Mario Álvarez Castillo

La tardanza por obtener la seguridad de un escrutinio definitivo, ha sido propicia para la especulación, la ansiedad y el desengaño de población y participantes en la contienda electoral. Obnubilados por el deseo de sentirse afortunados por una elección que consideramos correcta, hemos dejado atrás la importancia del ejercicio ciudadano, de nuevo bajo las mismas reglas que no atinamos a modificar, porque es imposible con las personas en las que prevalecerán sentimientos orientados al beneficio personal.

Modificar la Ley Electoral y de Partidos Políticos por quienes procurarán no perjudicarse, será continuar con la farsa enraizada, porque se invocará para ello que “se viola la Constitución Política de la República de Guatemala” dicha con todas sus palabras, como si hubiese otra concebida en otras latitudes para regirnos. Asimismo se dirá que será necesario reformar la Ley matriz y preciso convocar a una Asamblea Nacional Constituyente, donde también espera el mismo precipicio del resguardo de los intereses de quienes nunca producirán el bienestar de los demás.

Y como ya no es permitida la sublevación que ha conformado los paréntesis permisivos de los necesarios cambios sin el manoseo de los políticos, ¿Por qué no probar otro método incruento como el que nos proporciona el artículo 211 de la Constitución de 1945?, la que surgió después del derrocamiento de lo que se dio en llamar “regímenes dictatoriales” y que permitió incorporar las corrientes beneficiosas para la población y por ello la más genuina, no surgida de proclamas como la de ignorar el principio fundamental de separación de iglesia y Estado, pregermen de la vigente.

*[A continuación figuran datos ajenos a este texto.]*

@@ -275,7 +277,46 @@
 }
 
 template <bool FILL>
+VDN_DEV void active_list_row_classes(const ActiveJob& a, int r, int lane, const float (&o)[3], const float (&d)[3]) {
+    int base0 = 0, base1 = 0, total0 = 0;
+    if (FILL) {
+        int acc0 = 0, acc1 = 0, all0 = 0;
+        for (int i = lane; i < a.B; i += 64) {
+            const int c0 = a.ray_counts[i];
+            all0 += c0;
+            if (i < r) { acc0 += c0; acc1 += a.ray_counts[a.B + i]; }
+        }
+        base0 = (int)wave_sum((double)acc0);
+        total0 = (int)wave_sum((double)all0);
+        base1 = total0 + (int)wave_sum((double)acc1);
+    }
+    int n0 = 0, n1 = 0;
+    for (int s0 = 0; s0 < a.N; s0 += 64) {
+        const int s = s0 + lane;
+        const float pn = s < a.N ? sample_norm(o, d, a.mid_z[(long)r * a.N + s]) : 2.0f * a.radius;
+        const bool in0 = s < a.N && pn < a.inner, in1 = s < a.N && pn < a.radius && !(pn < a.inner);
+        const unsigned long long m0 = __ballot(in0), m1 = __ballot(in1), below = (1ull << lane) - 1ull;
+        if (FILL && in0) a.active_idx[base0 + n0 + __popcll(m0 & below)] = r * a.N + s;
+        if (FILL && in1) a.active_idx[base1 + n1 + __popcll(m1 & below)] = r * a.N + s;
+        n0 += __popcll(m0);
+        n1 += __popcll(m1);
+    }
+    if (lane == 0) {
+        if (!FILL) {
+            a.ray_counts[r] = n0;
+            a.ray_counts[a.B + r] = n1;
+        } else if (r == a.B - 1) {
+            const int total = base1 + n1;
+            a.n_active[0] = total;
+            a.n_inner[0] = total0;
+            a.n_inner[1] = min(total, (total0 + 127) / 128 * 128);
+        }
+    }
+}
+
+template <bool FILL>
 VDN_DEV void active_list_row(const ActiveJob& a, int r, int lane, const float (&o)[3], const float (&d)[3]) {
+    if (a.inner > 0.0f) return active_list_row_classes<FILL>(a, r, lane, o, d);
     int base = 0;
     if (FILL) {
         int acc = 0;
diff --git a/vdn-nerf_amd/csrc/k_render_bwd.h b/vdn-nerf_amd/csrc/k_render_bwd.h
--- a/vdn-nerf_amd/csrc/k_render_bwd.h
+++ b/vdn-nerf_amd/csrc/k_render_bwd.h
@@ -14,7 +14,19 @@
     ws.init(a.blob, smem, 42 + EX);
     const int lane = ws.lane, c = lane & 31, h = lane >> 5;
     const WorkRow wr = work_row(a.active_idx, a.n_active, a.P, P::kWaves, ws.wave, c);
-    if (wr.none) return;
+    if (wr.none) {
+        if (a.n_rows_all != nullptr && !a.acc_feat) {
+            const WorkRow wz = work_row(a.active_idx, a.n_rows_all, a.P, P::kWaves, ws.wave, c);
+            if (!wz.none) {
+                f32x16 zero;
+#pragma unroll
+                for (int t = 0; t < 16; ++t) zero[t] = 0.0f;
+#pragma unroll
+                for (int nt = 0; nt < 8; ++nt) P::store_tile(reinterpret_cast<typename P::store_t*>(a.d_feat), wz.row, 256, nt, h, zero, wz.ok);
+            }
+        }
+        return;
+    }
     ws.warm_issue(wr.n_wg, 256 * P::kMinWavesPerEU);
     warm_code_issue((std::is_same<P, BF16>::value) ? kWarmCodeRenderBwd : 0, wr.n_wg, 256 * P::kMinWavesPerEU, ws.warm_dump());
     const bool ok = wr.ok;
@@ -148,6 +160,7 @@
         !args->delta_h || !args->d_feat || !args->d_normals) return -1;
     if (!(args->d_out == 96 || (args->d_out >= 1 && args->d_out <= 4))) return -2;
     if (args->d_pts && (!args->d_dirs || (!args->dirs && (!args->rays_d || args->n_per_ray <= 0)))) return -3;
+    if (args->n_rows_all && (!args->active_idx || !args->n_active || !args->acc_normals || args->d_pts)) return -6;
     const int ppw = P::kWaves * 32;
     const int grid = (args->P + ppw - 1) / ppw;
     const size_t lds = 3 * P::stride(8);
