diff --git a/rassengine_amd/csrc/api_internal.h b/rassengine_amd/csrc/api_internal.h
--- a/rassengine_amd/csrc/api_internal.h
+++ b/rassengine_amd/csrc/api_internal.h
@@ -356,6 +356,7 @@
 int scan_batch_sample_mode();
 bool scan_batch_pair();
 bool scan_batch_step();
+bool scan_batch_merge_select();
 bool ivf_batch_one_launch();
 
 int scan_grid(int64_t tiles, int lists_kept_per_wg, int n_cus);
diff --git a/rassengine_amd/csrc/api_scan.hip b/rassengine_amd/csrc/api_scan.hip
--- a/rassengine_amd/csrc/api_scan.hip
+++ b/rassengine_amd/csrc/api_scan.hip
@@ -54,6 +54,11 @@
 bool scan_batch_step() {
     const char* e = getenv("RASS_SCAN_BATCH_STEP");
     return !(e && e[0] == '0');
+}
+
+bool scan_batch_merge_select() {
+    const char* e = getenv("RASS_SCAN_BATCH_MERGE");
+    return !(e && e[0] == 's');
 }
 
 bool ivf_batch_one_launch() {
diff --git a/rassengine_amd/csrc/api_search.hip b/rassengine_amd/csrc/api_search.hip
--- a/rassengine_amd/csrc/api_search.hip
+++ b/rassengine_amd/csrc/api_search.hip
@@ -203,7 +203,10 @@
         if (rc != RASS_OK) return rc;
     }
     const rass::MergeGroups mg = dense_groups(nq, (int64_t)L.part_per_group, gs, gi);
-    HIP_TRY(rass::launch_merge_topk(L.part_scores, L.part_ids, grid, nq, k, r.out_scores, r.out_ids, st, iv.id_map, 0, 0, &mg));
+    if (scan_batch_merge_select())
+        HIP_TRY(rass::launch_merge_select(L.part_scores, L.part_ids, grid, nq, k, r.out_scores, r.out_ids, st, iv.id_map, &mg));
+    else
+        HIP_TRY(rass::launch_merge_topk(L.part_scores, L.part_ids, grid, nq, k, r.out_scores, r.out_ids, st, iv.id_map, 0, 0, &mg));
     return RASS_OK;
 }
 
diff --git a/rassengine_amd/csrc/kernels.h b/rassengine_amd/csrc/kernels.h
--- a/rassengine_amd/csrc/kernels.h
+++ b/rassengine_amd/csrc/kernels.h
@@ -143,6 +143,9 @@
                              const int64_t* id_map = nullptr, int64_t score_list_stride = 0,
                              int64_t id_list_stride = 0, const MergeGroups* groups = nullptr,
                              const int32_t* live_nq = nullptr);
+hipError_t launch_merge_select(const float* scores, const int64_t* ids, int n_lists, int nq, int k, float* out_scores,
+                               int64_t* out_ids, hipStream_t stream, const int64_t* id_map = nullptr,
+                               const MergeGroups* groups = nullptr, int32_t* streamed = nullptr);
 
 hipError_t launch_range_finish(const unsigned* count, const uint2* hits, int nq, int cap, int64_t id_base, const int64_t* id_map,
                                float* out_scores, int64_t* out_ids, int64_t* total, hipStream_t stream);
diff --git a/rassengine_amd/csrc/merge_core.h b/rassengine_amd/csrc/merge_core.h
--- /dev/null
+++ b/rassengine_amd/csrc/merge_core.h
@@ -0,0 +1,82 @@
+#pragma once
+#include <hip/hip_runtime.h>
+#include <stdint.h>
+
+#include "scan_core.h"
+
+namespace rass {
+
+constexpr int64_t kWorstId = 0x7fffffffffffffffLL;
+
+struct Cand {
+    float s;
+    int64_t id;
+};
+
+__device__ __forceinline__ bool cand_better(const Cand& a, const Cand& b) {
+    return (a.s > b.s) || (a.s == b.s && a.id < b.id);
+}
+
+template <int STRIDE>
+__device__ __forceinline__ Cand xor_cand(const Cand& c, int lane) {
+    Cand o;
+    o.s = __int_as_float(xor_lane<STRIDE>(__float_as_int(c.s), lane));
+    const int lo = xor_lane<STRIDE>((int)(c.id & 0xffffffffLL), lane);
+    const int hi = xor_lane<STRIDE>((int)(c.id >> 32), lane);
+    o.id = ((int64_t)hi << 32) | (uint32_t)lo;
+    return o;
+}
+
+__device__ __forceinline__ Cand reverse_cand(const Cand& c, int lane) {
+    Cand o = xor_cand<32>(c, lane);
+    o = xor_cand<16>(o, lane);
+    o.s = __int_as_float(__builtin_amdgcn_mov_dpp(__float_as_int(o.s), 0x140, 0xf, 0xf, true));
+    const int lo = __builtin_amdgcn_mov_dpp((int)(o.id & 0xffffffffLL), 0x140, 0xf, 0xf, true);
+    const int hi = __builtin_amdgcn_mov_dpp((int)(o.id >> 32), 0x140, 0xf, 0xf, true);
+    o.id = ((int64_t)hi << 32) | (uint32_t)lo;
+    return o;
+}
+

Por supuesto que ello implicaría el enorme sacrificio de acomodar esa Ley Fundamental al momento que se vive y la dificultad de hallar dentro de la escasa sabiduría y honradez que todavía existe, ocho o diez personas que se atrevan asumir esa monumental tarea que tendría la ventaja de disolver un Congreso de la República indeseable; omitir los ministerios creados para el latrocinio con la oferta de seductores beneficios aunque indeseables por impuros y farsantes; incorporar los incumplidos Acuerdos de Paz; la reducción del número de diputados; y lo más importante, estimular el crecimiento de una niñez saludable, respetuosa y educada.

Que deberá gobernarse mediante decretos con valor de ley y que ello permitiría la entronización de un nuevo modelo. Cierto. El peligro siempre existirá, pero continuaríamos dentro de un régimen constitucional, legislando para beneficio del país no de los depredadores de siempre. A ese temor, se agregará el de la creencia de que los Decretos con valor de Ley solamente han existido en los regímenes de hecho, lo que no es verdad porque se ejercieron después de la Primera Guerra Mundial en 1920 en Checoslovaquia, en Austria en 1929 y en España en 1931. Y a pesar de que en Guatemala, causa repulsa lo producido en cuanto a legislación en los regímenes de hecho, veamos nuestro Código Civil y nuestro Código Procesal Civil y Mercantil, todavía vigentes, elaborados el primero por el Maestro don Federico Ojeda Salazar y el segundo por los maestros don Mario Aguirre Godoy, don Carlos Enrique Peralta Méndez y don José Morales Dardón, promulgados el 14 de septiembre de 1963; el primero modificado levemente por las diputadas ahora en el tinglado de la impureza para destruir la paternidad del menor nacido después del divorcio de la progenitora. Son cincuenta y dos años de vigencia que desmienten la ilegitimidad del origen y que a su vez, hacen la diferencia entre los actores, auténticos profesionales únicamente interesados en legislar con la prudencia indispensable, la que evita la violencia y que no tienen los representantes del pueblo, como demostración evidente de los riesgos de los regímenes democráticos, porque es obligado respetar lo concebido por esa representación, aunque riña con la axiología y así sea de lo más oprobioso, como aceptar el aborto y el matrimonio <?> dentro del mismo sexo, por llegar pronto a nuestra incultura.